**WORK REQUEST**.
Go through the data line by line from the top, retyping each exactly, and end with the line that contains "const bool alike".

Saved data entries
[Start of Attachment]

template <int NB, bool NTL>
__global__ __launch_bounds__(256) void scan_wave_kernel(const ScanParams* __restrict__ pp) {
    const ScanParams& p = *pp;
    extern __shared__ __attribute__((aligned(16))) float sq[];
    const int Dp = p.D4 * 4;
    for (int i = threadIdx.x; i < NB * Dp; i += 256) sq[i] = gld(&p.qf32[i]);
    __syncthreads();
    const int lane = threadIdx.x & 63;
    const uint32_t wave = __builtin_amdgcn_readfirstlane(threadIdx.x >> 6);
    const int r = lane & 31, h = lane >> 5;
    float mrg[NB];
    uint32_t tau0[NB];
// ... 370 lines not shown
        for (int off = 32; off > 0; off >>= 1) {
            guess = max(guess, (uint32_t)__shfl_xor(guess, off));
            med = max(med, (uint32_t)__shfl_xor(med, off));
            top = max(top, (uint32_t)__shfl_xor(top, off));
        }
        if (learned && med != kKeyNegInf) {
            const float fm = key_f32(med), ft = key_f32(top);
            const float g = fminf(fm + p.spec_gap, ft + (ft - fm));
            const bool alike = fabsf((ft - fm) - p.spec_spread) <= 0.5f * p.spec_spread;
            if (alike && isfinite(g)) guess = max(guess, f32_key(g));
        }
        if (lane == 0 && guess != kKeyNegInf) {
            g_atomic_max(&p.tau[q * kHot], guess);
            g_atomic_max(&p.tau_c[q], guess);
        }
    }
    if (lane == 0 && have && p.spec_base_host) {
        p.spec_base_host[q] = med != kKeyNegInf ? key_f32(med) : __builtin_nanf("");
        p.spec_top_host[q] = top != kKeyNegInf ? key_f32(top) : __builtin_nanf("");
    }
    if (lane == 0) p.spec[q] = guess;
}

__global__ __launch_bounds__(256) void set_guess_kernel(const ScanParams* __restrict__ pp) {
    const ScanParams& p = *pp;
    const int q = blockIdx.x * 4 + (threadIdx.x >> 6);
    set_guess(p, q, threadIdx.x & 63, q < p.B);
}

__global__ __launch_bounds__(256) void quantize_queries_kernel(const ScanParams* __restrict__ pp) {
    const ScanParams& p = *pp;
    const int lane = threadIdx.x & 63;
    const int q = blockIdx.x * 4 + (threadIdx.x >> 6);
    const int Dp = p.D4 * 4, Dp8 = (Dp + 127) & ~127;
    const bool have = q < p.B;
    const float* src = p.qf32 + (size_t)q * Dp;
    float x[16];
    float mx = 0.0f, l1 = 0.0f;
#pragma unroll
    for (int j = 0; j < 16; ++j) {
        const int i = lane + 64 * j;
        x[j] = (have && i < Dp) ? gld(&src[i]) : 0.0f;
    }
#pragma unroll
    for (int j = 0; j < 16; ++j) {
        mx = fmaxf(mx, fabsf(x[j]));
        l1 += fabsf(x[j]);
    }
#pragma unroll
    for (int off = 32; off > 0; off >>= 1) {
        mx = fmaxf(mx, __shfl_xor(mx, off));
        l1 += __shfl_xor(l1, off);
    }
    const float s_q = (mx > 0.0f && mx < __builtin_inff() && l1 < __builtin_inff()) ? 127.0f / mx : 0.0f;
    int8_t* row = p.q8 + (size_t)q * Dp8;
    double n2 = 0.0, e2 = 0.0;
    int qs = 0, qa = 0;
#pragma unroll
    for (int j = 0; j < 16; ++j) {
        const int i = lane + 64 * j;
        const int qi = max(-127, min(127, (int)rintf((s_q != 0.0f ? x[j] : 0.0f) * s_q)));
        if (i < Dp8) row[i] = (int8_t)qi;
        const double e = s_q != 0.0f ? (double)x[j] - (double)qi / (double)s_q : 0.0;
        n2 += (double)x[j] * (double)x[j];
        e2 += e * e;
        qs += qi;
        qa += abs(qi);
    }
#pragma unroll
    for (int off = 32; off > 0; off >>= 1) {
        n2 += __shfl_xor(n2, off);
        e2 += __shfl_xor(e2, off);
        qs += __shfl_xor(qs, off);
        qa += __shfl_xor(qa, off);
    }
    if (lane == 0) {
        p.q8c[4 * q] = s_q;
        p.q8c[4 * q + 1] = 0.5002f * l1 * s_q + 0.2501f * (float)Dp8 + 4.0f;
        p.q8c[4 * q + 2] = l1;
        const bool live = have && s_q != 0.0f;
        const double W = 126.5 * (double)qs, M = 252.0 * (double)qa + fabs(W);
        const float up = 1.0f + 0x1p-19f;
        const float wn = (float)(-W + M * 0x1p-20);
        p.q8c[4 * kMfmaQueries + 4 * q] = live ? (float)(sqrt(n2) * (double)s_q) * up : 0.0f;
        p.q8c[4 * kMfmaQueries + 4 * q + 1] = live ? (float)(sqrt(e2) * (double)s_q) * up : 0.0f;
        p.q8c[4 * kMfmaQueries + 4 * q + 2] = live ? wn + fabsf(wn) * 0x1p-22f : 0.0f;
    }
    set_guess(p, q, lane, have);
}

template <int FROM, int TO, class F>
__device__ __forceinline__ bool static_for_until(F&& f) {
    if constexpr (FROM < TO) {
        if (f(std::integral_constant<int, FROM>{})) return true;
        return static_for_until<FROM + 1, TO>(f);
    } else {
        return false;
    }
}

constexpr uint32_t kRing = 2048;
constexpr int kRingSegBits = 18;
struct SurvRing {
    uint32_t lo[kRing], hi[kRing];
    int acc[kRing];
    float sblk[kRing];
    uint32_t tail, head, done, pad;
};
__device__ __forceinline__ uint32_t lds_ld(const uint32_t* p) { return __hip_atomic_load(p, __ATOMIC_RELAXED, __HIP_MEMORY_SCOPE_WORKGROUP); }
__device__ __forceinline__ void lds_st(uint32_t* p, uint32_t v) { __hip_atomic_store(p, v, __ATOMIC_RELAXED, __HIP_MEMORY_SCOPE_WORKGROUP); }
// ... 373 lines not shown
    __shared__ float lsq[NT * 32], lvq[NT * 32];
    __shared__ uint32_t ring_words[DRAIN ? sizeof(SurvRing) / 4 : 4];
    SurvRing& ring = *(SurvRing*)ring_words;
    __shared__ uint32_t stack_words[DRAIN ? sizeof(DrainStack) / 4 : 4];
    DrainStack& stack = *(DrainStack*)stack_words;
    __shared__ float lU[NT * 32];
    __shared__ float lT6[SIX ? NT * 32 : 1];
    const int lane = threadIdx.x & 63;
    const uint32_t wave = __builtin_amdgcn_readfirstlane(threadIdx.x >> 6);
    PCV_STAMP(0)
    if constexpr (DRAIN) {
        for (uint32_t i = threadIdx.x; i < kRing; i += WPB * 64) ring.hi[i] = 0u;
        if (threadIdx.x < 4) (&ring.tail)[threadIdx.x] = 0u;
    }
    for (int i = threadIdx.x; i < NT * 32 * P16; i += WPB * 64) {
        const int q = i / P16, pc = i - q * P16;
        lq8[(size_t)q * LDQ + pc] = __builtin_bit_cast(uint4, gld4((const float4*)p.q8 + i));
    }
    for (int q = threadIdx.x; q < NT * 32; q += WPB * 64) {
        lsq[q] = gld(&p.q8c[4 * q]);
        lvq[q] = gld(&p.q8c[4 * q + 1]);
    }
    for (int q = threadIdx.x >> 2; q < NT * 32; q += WPB * 16) {
        const uint32_t key = seed_threshold_key(p, q, threadIdx.x & 3);
        if ((threadIdx.x & 3) == 0) ltau0[q] = key;
    }
    __syncthreads();
    const int c = lane & 31, h = lane >> 5;
    const float nrm = (p.metric == PCV_METRIC_DOT) ? p.max_norm : 1.0f;
    const float c1 = 0.5002f * sqrtf((float)Dp8) * nrm;
    const float dead_u = (p.metric == PCV_METRIC_DOT) ? -__builtin_inff() : __builtin_inff();
    auto u_of = [&](int q, uint32_t tau_key, float e32q) -> float {
        const float sqq = lsq[q];
        const float T = (key_f32(max(ltau0[q], tau_key)) - e32q) * sqq;
        return (q < p.B) ? (sqq != 0.0f ? (T - fabsf(T) * 2e-6f) - c1 : dead_u) : __builtin_inff();
    };
    if constexpr (ULDS) {
        for (int q = threadIdx.x; q < NT * 32; q += WPB * 64) {
            const uint32_t tk = ld_relaxed(&p.tau_c[q]);
            const float e32q = q < p.B ? 0.5f * gld(&p.margin32[q]) : 0.0f;
            lU[q] = u_of(q, tk, e32q);
            if constexpr (SIX) {
                const float T = (key_f32(max(ltau0[q], tk)) - e32q) * lsq[q];
                lT6[q] = (q < p.B) ? (lsq[q] != 0.0f ? T - fabsf(T) * 2e-6f : dead_u) : __builtin_inff();
            }
        }
        __syncthreads();
// ... 294 lines not shown
template <bool NTL, int NCH, int NH>
__global__ __launch_bounds__(NH == 2 ? 256 : 768, 3) void scan_mfma8_hold_kernel(const ScanParams* __restrict__ pp) {
    const ScanParams& p = *pp;
    constexpr int TQ = NH * 64;
    constexpr int WPB = NH == 2 ? 4 : 12;
    extern __shared__ uint4 lq8[];
    constexpr int P16 = NCH * 8;
    constexpr int LDQ = P16 + 1;
    const int D4 = p.D4;
    __shared__ uint32_t ltau0[TQ];
    __shared__ float lsq[TQ], lvq[TQ], le32[TQ];
    const int lane = threadIdx.x & 63;
    const uint32_t wave = __builtin_amdgcn_readfirstlane(threadIdx.x >> 6);
    for (int i = threadIdx.x; i < TQ * P16; i += WPB * 64) {
        const int q = i / P16, pc = i - q * P16;
        lq8[(size_t)q * LDQ + pc] = __builtin_bit_cast(uint4, gld4((const float4*)p.q8 + i));
    }
    for (int q = threadIdx.x; q < TQ; q += WPB * 64) {
        lsq[q] = gld(&p.q8c[4 * q]);
        lvq[q] = gld(&p.q8c[4 * q + 1]);
        le32[q] = q < p.B ? 0.5f * gld(&p.margin32[q]) : 0.0f;
    }
    for (int q = threadIdx.x >> 2; q < TQ; q += WPB * 16) {
        const uint32_t key = seed_threshold_key(p, q, threadIdx.x & 3);
        if ((threadIdx.x & 3) == 0) ltau0[q] = key;
    }
    __syncthreads();
    const int c = lane & 31, h = lane >> 5;
    const float nrm = (p.metric == PCV_METRIC_DOT) ? p.max_norm : 1.0f;
    const float c1 = 0.5002f * sqrtf((float)(NCH * 128)) * nrm;
    const float dead = (p.metric == PCV_METRIC_DOT) ? -__builtin_inff() : __builtin_inff();
    __shared__ float lU[TQ];
    auto u_of = [&](int q, uint32_t tau_key) -> float {
        const float sq = lsq[q];
        const float T = (key_f32(max(ltau0[q], tau_key)) - le32[q]) * sq;
        const float live = (T - fabsf(T) * 2e-6f) - c1;
        return q < p.B ? (sq != 0.0f ? live : dead) : __builtin_inff();
    };
    for (int q = threadIdx.x; q < TQ; q += WPB * 64) lU[q] = u_of(q, ld_relaxed(&p.tau[q * kHot]));
    __syncthreads();

    const uint32_t total_waves = gridDim.x * WPB;
    struct Cur {
        uint32_t gb;
        SegCursor sc;
        uint32_t lb;
    } cur;
// ... 315 lines not shown
    }
    if (tid == 0 && nv < (uint32_t)p.k && p.kth_host) p.kth_host[q] = __builtin_nanf("");
    pcv_hit_dev none;
    none.score = __builtin_nan("");
    none.pos = -1;
    none.id = -1;
    for (int j = (int)nv + tid; j < p.k; j += 256) put(j, none);
    if (tid == 0) {
        const bool failed = guessed && n_spec < (uint32_t)p.k;
        if (p.cnt_host) p.cnt_host[q] = failed ? kSpecFailed : raw_cnt;
        if (p.coarse_host) {
            p.coarse_host[q] = ld_relaxed(&p.cand_cnt[q * kHot + 32]);
            p.coarse_host[kMfmaQueries + q] = ld_relaxed(&p.cand_cnt[q * kHot + 33]);
            p.coarse_host[2 * kMfmaQueries + q] = ld_relaxed(&p.cand_cnt[q * kHot + 34]);
        }
        st_relaxed(&p.cand_cnt[q * kHot + 32], 0u);
        st_relaxed(&p.cand_cnt[q * kHot + 33], 0u);
        st_relaxed(&p.cand_cnt[q * kHot + 34], 0u);
        if ((raw_cnt > p.cand_cap || failed) && p.flag_rec) p.flag_rec->pos = 1;
        st_relaxed(&p.tau[q * kHot], kKeyNegInf);
        st_relaxed(&p.tau_c[q], kKeyNegInf);
        st_relaxed(&p.cand_cnt[q * kHot], 0u);
    }
    for (int j = tid; j < p.k; j += 256) st_relaxed(&p.slots[(size_t)q * kMaxK + j], kKeyNegInf);
}

__global__ __launch_bounds__(kMfmaQueries) void range_thresholds_kernel(const ScanParams* __restrict__ pp) {
    const ScanParams& p = *pp;
    const int q = threadIdx.x;
    if (q >= p.B) return;
    const uint32_t key = f32_key(p.range[q].tau);
    st_relaxed(&p.tau[q * kHot], key);
    st_relaxed(&p.tau_c[q], key);
}

template <bool COOP>
__global__ __launch_bounds__(256) void range_select_kernel(const ScanParams* __restrict__ pp) {
    const ScanParams& p = *pp;
    extern __shared__ float4 lds4[];
    __shared__ uint32_t n_in, s_last;
    __shared__ double s_nq;
    const int q = blockIdx.y, tid = threadIdx.x;
    const uint32_t run = blockIdx.x;
    const int D4 = p.D4;
    float4* sq = lds4;
    float4* stage = lds4 + D4;
    double* c_s = (double*)(stage + (COOP ? 4 * 8 * (D4 + 1) : 0));
// ... 68 lines not shown
            hit.pos = c_p[r];
            hit.id = sg.ids ? sg.ids[row] : sg.id0 + (int64_t)row;
            out[r] = hit;
        }
    }
    if (tid == 0) p.range_cnt[(size_t)q * p.range_runs + run] = n;
    __syncthreads();
    if (tid == 0) s_last = g_atomic_add(&p.cand_cnt[q * kHot + 35], 1u) == gridDim.x - 1 ? 1u : 0u;
    __syncthreads();
    if (s_last && tid == 0) {
        if (p.cnt_host) p.cnt_host[q] = raw_cnt;
        if (p.coarse_host) {
            p.coarse_host[q] = ld_relaxed(&p.cand_cnt[q * kHot + 32]);
            p.coarse_host[kMfmaQueries + q] = ld_relaxed(&p.cand_cnt[q * kHot + 33]);
            p.coarse_host[2 * kMfmaQueries + q] = ld_relaxed(&p.cand_cnt[q * kHot + 34]);
        }
        st_relaxed(&p.cand_cnt[q * kHot + 32], 0u);
        st_relaxed(&p.cand_cnt[q * kHot + 33], 0u);
        st_relaxed(&p.cand_cnt[q * kHot + 34], 0u);
        st_relaxed(&p.cand_cnt[q * kHot + 35], 0u);
        st_relaxed(&p.tau[q * kHot], kKeyNegInf);
        st_relaxed(&p.tau_c[q], kKeyNegInf);
        st_relaxed(&p.cand_cnt[q * kHot], 0u);
        for (int j = 0; j < p.k; ++j) st_relaxed(&p.slots[(size_t)q * kMaxK + j], kKeyNegInf);
    }
}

[End of Attachment]

**EXPECTED ANSWER**.
template <int NB, bool NTL>
__global__ __launch_bounds__(256) void scan_wave_kernel(const ScanParams* __restrict__ pp) {
    const ScanParams& p = *pp;
    extern __shared__ __attribute__((aligned(16))) float sq[];
    const int Dp = p.D4 * 4;
    for (int i = threadIdx.x; i < NB * Dp; i += 256) sq[i] = gld(&p.qf32[i]);
    __syncthreads();
    const int lane = threadIdx.x & 63;
    const uint32_t wave = __builtin_amdgcn_readfirstlane(threadIdx.x >> 6);
    const int r = lane & 31, h = lane >> 5;
    float mrg[NB];
    uint32_t tau0[NB];
// ... 370 lines not shown
        for (int off = 32; off > 0; off >>= 1) {
            guess = max(guess, (uint32_t)__shfl_xor(guess, off));
            med = max(med, (uint32_t)__shfl_xor(med, off));
            top = max(top, (uint32_t)__shfl_xor(top, off));
        }
        if (learned && med != kKeyNegInf) {
            const float fm = key_f32(med), ft = key_f32(top);
            const float g = fminf(fm + p.spec_gap, ft + (ft - fm));
            const bool alike = fabsf((ft - fm) - p.spec_spread) <= 0.5f * p.spec_spread;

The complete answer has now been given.